Tell how many lines in the data below include the word "coefStride". The answer is the number only.

[[ THE INPUT open ]]

struct DhSrc {
    const float* d_hout; int ld_dhout;
    const float* dy; const float* w_head;
};
__device__ __forceinline__ float dh_at(const DhSrc& s, int row, int f) {
    float v = s.d_hout ? s.d_hout[(size_t)row * s.ld_dhout + f] : 0.f;
    if (s.dy) v += s.dy[row] * s.w_head[f];
    return v;
}
__device__ __forceinline__ void dh_load16(const DhSrc& s, int row, int f0, float* v) {
    if (s.d_hout) load16(s.d_hout + (size_t)row * s.ld_dhout + f0, v);
    else {
#pragma unroll
        for (int i = 0; i < 16; ++i) v[i] = 0.f;
    }
    if (s.dy) {
        const float d = s.dy[row];
        float w[16];
        load16(s.w_head + f0, w);
#pragma unroll
        for (int i = 0; i < 16; ++i) v[i] += d * w[i];
    }
}

template <int UP>
__device__ __forceinline__ float dh_at_t(const DhSrc& s, int row, int f) {
    float v = (UP & 1) ? s.d_hout[(size_t)row * s.ld_dhout + f] : 0.f;
    if (UP & 2) v += s.dy[row] * s.w_head[f];
    return v;
}
template <int UP>
__device__ __forceinline__ void dh_load16_t(const DhSrc& s, int row, int f0, float* v) {
    if (UP & 1) load16(s.d_hout + (size_t)row * s.ld_dhout + f0, v);
    else {
#pragma unroll
        for (int i = 0; i < 16; ++i) v[i] = 0.f;
    }
    if (UP & 2) {
        const float d = s.dy[row];
        float w[16];
        load16(s.w_head + f0, w);
#pragma unroll
        for (int i = 0; i < 16; ++i) v[i] += d * w[i];
    }
}

struct GruFwdArgs {
    const int32_t* rows; int R;
    const int32_t* src; const int32_t* dst;
    const float* msg; int ld_msg; int IN; int msg_compact;
    const float* h; int ld_h; int H;
    const float* wih_t; const float* whh_t; const float* b_ih; const float* b_hh;
    float* h_out; int ld_out;
    float* gates; size_t gate_plane;
    const float* w_head; float* logit_part; size_t part_stride;
};

template <int XMODE>
__device__ __forceinline__ void load_x16(const GruFwdArgs& a, int li, int row, int f0, float* v) {
    if (XMODE == 0) {
        load16(a.msg + (size_t)(a.msg_compact ? li : row) * a.ld_msg + f0, v);
    } else if (XMODE == 1) {
        float u[16], w[16];
        load16(a.h + (size_t)a.src[li] * a.ld_h + f0, u);
        load16(a.h + (size_t)a.dst[li] * a.ld_h + f0, w);
#pragma unroll
        for (int i = 0; i < 16; ++i) v[i] = u[i] - w[i];
    } else {
        if (f0 < a.H) load16(a.h + (size_t)a.src[li] * a.ld_h + f0, v);
        else          load16(a.h + (size_t)a.dst[li] * a.ld_h + (f0 - a.H), v);
    }
}


struct GruBwdDataArgs {
    const int32_t* rows; int R; int IN;
    const float* h; int ld_h; int H;
    const float* w_ih; const float* w_hh;
    const float* gates; size_t gate_plane;
    DhSrc up;
    float* d_msg; int ld_dmsg;
    float* d_h; int ld_dh;
    const int32_t* add_src; const int32_t* add_dst; const float* add_msg; int ld_add;
};

struct GruBwdWArgs {
    const int32_t* rows; int R; const int32_t* src; const int32_t* dst;
    const float* msg; int ld_msg; int IN; int msg_compact;
    const float* h; int ld_h; int H;
    const float* gates; size_t gate_plane;
    DhSrc up;
    float* slab_w;
    float* slab_b;
    int n_rs, RS, NQ, NCH;
};

template <int XMODE>
__device__ __forceinline__ float load_x1(const GruBwdWArgs& a, int lpos, int orow, int col) {
    if (XMODE == 0) return a.msg[(size_t)(a.msg_compact ? lpos : orow) * a.ld_msg + col];
    if (XMODE == 1) return a.h[(size_t)a.src[lpos] * a.ld_h + col] - a.h[(size_t)a.dst[lpos] * a.ld_h + col];
    return col < a.H ? a.h[(size_t)a.src[lpos] * a.ld_h + col] : a.h[(size_t)a.dst[lpos] * a.ld_h + col - a.H];
}
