__global__ void __launch_bounds__(kThreads) k_lip_deposit(DecBuffers b, int p)
{
  const uint32_t c = blockIdx.y;
  const DecState& s = b.st[c];
  DEC_ACTIVE_OR_RETURN(s, p);
  if (s.nLip == 0)
    return;
  __shared__ uint32_t sm[kThreads / 64 + 1];
  const uint32_t nw = (b.tree.nvals + 63) / 64;
  const uint64_t* rs = b.lipSig + c * b.lipResStride;
  const uint64_t* rn = b.lipNeg + c * b.lipResStride;
  for (uint32_t tile = blockIdx.x; tile < b.nPixTiles; tile += gridDim.x) {
    if (b.tileLip[c * b.tileStride + tile] == 0)
      continue;
    const uint32_t wi = tile * kDecTileWords + threadIdx.x;
    uint64_t lip = 0;
    if (wi < nw)
      lip = b.bornM[c * b.maskPixStride + wi] & ~b.sigOld[c * b.maskPixStride + wi];
    uint32_t total;
    const uint32_t ex = block_exclusive_scan<uint32_t>((uint32_t)__popcll(lip), sm, &total) +
                        b.tileLipOff[c * b.tileStride + tile];
    const uint32_t n = (uint32_t)__popcll(lip);
    if (n == 0)
      continue;
    const uint32_t sh = ex & 63u;
    uint64_t vs = rs[ex >> 6] >> sh, vn = rn[ex >> 6] >> sh;
    if (sh && sh + n > 64) {
      vs |= rs[(ex >> 6) + 1] << (64 - sh);
      vn |= rn[(ex >> 6) + 1] << (64 - sh);
    }
    if (n < 64) {
      vs &= (1ull << n) - 1;
      vn &= (1ull << n) - 1;
    }
    if (vs == 0)
      continue;
    uint64_t outS = vs, outN = vn;
    spread_under_mask(lip, outS, outN);
    b.sigNew[c * b.maskPixStride + wi] |= outS;
    if (outN)
      b.sign[c * b.signStride + wi] &= ~outN;
  }
}

__device__ __forceinline__ uint64_t lip_word(const uint64_t* words, const DecState& s,
                                             uint64_t w, uint64_t nbits)
{
  const uint64_t pos = s.lipStart + w * 64;
  uint64_t v = get64(words, pos);
  if (pos + 64 > s.avail)
    v = pos >= s.avail ? 0 : (v & ((1ull << (s.avail - pos)) - 1));
// ... 2755 lines not shown
        CT v2 = cv[u];
        if (v2 == 0)
          v2 = initPrev;
        if (p >= 1)
          v2 = sw[u] ? v2 + half : v2 - half;
        else if (sw[u])
          v2 += 1;
        coef[idx[u]] = v2;
      }
    }
    LDS_ONLY_BARRIER();
  }
}

__global__ void __launch_bounds__(kThreads) k_ref_deposit(DecBuffers b, int p)
{
  const uint32_t c = blockIdx.y;
  const DecState& s = b.st[c];
  DEC_ACTIVE_OR_RETURN(s, p);
  if ((uint32_t)p >= b.refNPlanes)
    return;
  __shared__ uint32_t sm[kThreads / 64 + 1];
  const uint32_t nw = (b.tree.nvals + 63) / 64;
  const uint64_t* words = b.stream + c * b.streamStride;
  uint64_t* planes = b.refPlanes + c * b.refPlaneStride;
  const uint64_t avail = s.avail, pos0 = s.pos;
  const bool partial = pos0 + (uint64_t)s.nRef > avail;
  for (uint32_t tile = blockIdx.x; tile < b.nPixTiles; tile += gridDim.x) {
    if (b.tileRef[c * b.tileStride + tile] == 0)
      continue;
    const uint32_t wi = tile * kDecTileWords + threadIdx.x;
    const uint64_t sig = wi < nw ? b.sigOld[c * b.maskPixStride + wi] : 0ull;
    const uint32_t cnt = (uint32_t)__popcll(sig);
    uint32_t total;
    const uint32_t o = block_exclusive_scan_lds<uint32_t>(cnt, sm, &total);
    if (cnt == 0)
      continue;
    const uint64_t at = pos0 + (uint64_t)b.tileRefOff[c * b.tileStride + tile] + o;
    const uint32_t n = at >= avail ? 0u : (uint32_t)min((uint64_t)cnt, avail - at);
    uint64_t res = 0, got = 0;
    if (n) {
      const uint64_t bits = get64(words, at);
      res = n < 64 ? bits & ((1ull << n) - 1) : bits;
      got = n < 64 ? (1ull << n) - 1 : ~0ull;
      if (cnt != 64)
        spread_under_mask(sig, res, got);
    }
    planes[ref_plane_word((uint32_t)p, wi)] = res;
    if (partial)
      b.refMask[c * b.maskPixStride + wi] = got;
  }
}

__global__ void __launch_bounds__(kThreads) k_ref_assemble(DecBuffers b)
{
  const uint32_t c = blockIdx.y;
  const DecState& s = b.st[c];
  const uint32_t nw = (uint32_t)(b.coefStride / 64);
  const uint32_t nwv = (b.tree.nvals + 63) / 64;
  const uint32_t lane = threadIdx.x & 63u;
  uint32_t* coef = reinterpret_cast<uint32_t*>(b.coef) + c * b.coefStride;
  constexpr uint32_t kW = 8;
  const uint32_t wave = (uint32_t)__builtin_amdgcn_readfirstlane((int)((blockIdx.x * kThreads + threadIdx.x) >> 6));
  const uint32_t nwave = (gridDim.x * kThreads) >> 6;
  if (!s.active || s.nbp == 0) {
    for (uint32_t w = wave; w < nw; w += nwave)
      coef[(size_t)w * 64 + lane] = 0;
    return;
  }
  const int lastPlane = s.lastPlane, refPlane = s.refPlaneP1 - 1;
  const bool partial = s.refPartial != 0;
  const int pLow = refPlane >= 0 ? refPlane : lastPlane + 1;
  const int nbp = min(s.nbp, (int)b.refNPlanes);
  const uint64_t* planes = b.refPlanes + c * b.refPlaneStride;
  const uint64_t* sigOld = b.sigOld + c * b.maskPixStride;
  const uint64_t* sigNew = b.sigNew + c * b.maskPixStride;
  const uint64_t* refMask = b.refMask + c * b.maskPixStride;
  const uint8_t* wordTop = b.wordTop + c * b.wordTopStride;
  const int scheme = b.coefSigned != 0 ? coef_scheme(s) : 0;
  const uint64_t* sign = b.sign + c * b.signStride;
  for (uint32_t w0 = wave * kW; w0 + kW <= nw; w0 += nwave * kW) {
    uint64_t so[kW], sn[kW], rm[kW], sg[kW];
    int top[kW], maxTop = 0;
    uint64_t any = 0;
    const uint32_t tops[2] = {reinterpret_cast<const uint32_t*>(wordTop + w0)[0], reinterpret_cast<const uint32_t*>(wordTop + w0)[1]};
#pragma unroll
    for (uint32_t u = 0; u < kW; u++) {
      const uint32_t w = w0 + u;
      const bool in = w < nwv;
      so[u] = sigOld[w];
      sn[u] = sigNew[w];
      rm[u] = refMask[w];
      sg[u] = sign[in ? w : 0u];
      if (!in)
        so[u] = sn[u] = 0;
      top[u] = so[u] ? min((int)((tops[u >> 2] >> (8 * (u & 3))) & 0xffu), nbp) : 0;
      maxTop = max(maxTop, top[u]);
      any |= so[u] | sn[u];
    }
    uint32_t M[kW];
#pragma unroll
    for (uint32_t u = 0; u < kW; u++)
      M[u] = 0;
    if (any && maxTop > pLow) {
      const int nPl = maxTop - pLow;
      const uint32_t myU = lane & 7u, myPs = lane >> 3;
// ... 55 lines not shown
        if (scheme)
          v = coef_scheme_pack(v, ((sg[u] >> lane) & 1ull) != 0, scheme);
      }
      coef[(size_t)w * 64 + lane] = v;
    }
  }
}

__global__ void __launch_bounds__(kThreads) k_dec_fold(DecBuffers b)
{
  const uint32_t c = blockIdx.y;
  const DecState& s = b.st[c];
  if (!s.active || s.nbp == 0)
    return;
  const uint32_t nw = (b.tree.nvals + 63) / 64;
  const uint32_t wi = blockIdx.x * blockDim.x + threadIdx.x;
  if (wi >= nw)
    return;
  uint64_t lb, ls, ln;
  if (!leaf_word(b, c, wi, lb, ls, ln, (uint32_t)s.lastPlane + 1u))
    return;
  const uint64_t fresh = ls & ~b.sigOld[c * b.maskPixStride + wi];
  if (fresh)
    b.sigNew[c * b.maskPixStride + wi] |= fresh;
  if (ln) {
    const uint64_t sg = b.sign[c * b.signStride + wi];
    if (sg & ln)
      b.sign[c * b.signStride + wi] = sg & ~ln;
  }
}

template <typename CT>
__global__ void __launch_bounds__(kThreads) k_dec_finish(DecBuffers b)
{
  const uint32_t c = blockIdx.y;
  const DecState& s = b.st[c];
  if (!s.active || s.nbp == 0)
    return;
  const uint32_t n = b.tree.nvals;
  const uint32_t i = blockIdx.x * blockDim.x + threadIdx.x;
  if (i >= n)
    return;
  const uint64_t m = 1ull << (i & 63);
  const bool isNew = (b.sigNew[c * b.maskPixStride + (i >> 6)] & m) != 0;
  const bool isOld = (b.sigOld[c * b.maskPixStride + (i >> 6)] & m) != 0;
  if (!isNew && !isOld)
    return;
  CT* coef = reinterpret_cast<CT*>(b.coef) + c * b.coefStride;
  if (coef[i] != 0)
    return;
  coef[i] = never_refined<CT>(s.lastPlane + (isNew ? 0 : 1));
}

__global__ void k_dec_plane_end(DecBuffers b, int p)
{
  const uint32_t c = blockIdx.x * blockDim.x + threadIdx.x;
  if (c >= b.nchunks)
    return;
  DecState& s = b.st[c];
  DEC_ACTIVE_OR_RETURN(s, p);
  const uint64_t room = s.avail - s.pos;
  s.refPlaneP1 = p + 1;
  s.refPartial = (uint64_t)s.nRef > room ? 1u : 0u;
  s.pos += min((uint64_t)s.nRef, room);
  if (s.pos >= s.avail || p == 0)
    s.done = 1;
}

__global__ void __launch_bounds__(kThreads) k_dec_live(DecBuffers b, uint32_t* out)
{
  uint32_t live = 0;
  for (uint32_t c = threadIdx.x; c < b.nchunks; c += blockDim.x)
    live += (b.st[c].active && !b.st[c].done) ? 1u : 0u;
  live = (uint32_t)__syncthreads_count(live != 0);
  if (threadIdx.x == 0)
    *out = live;
}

[[ THE INPUT closed ]]

EXERCISE OUTPUT:
3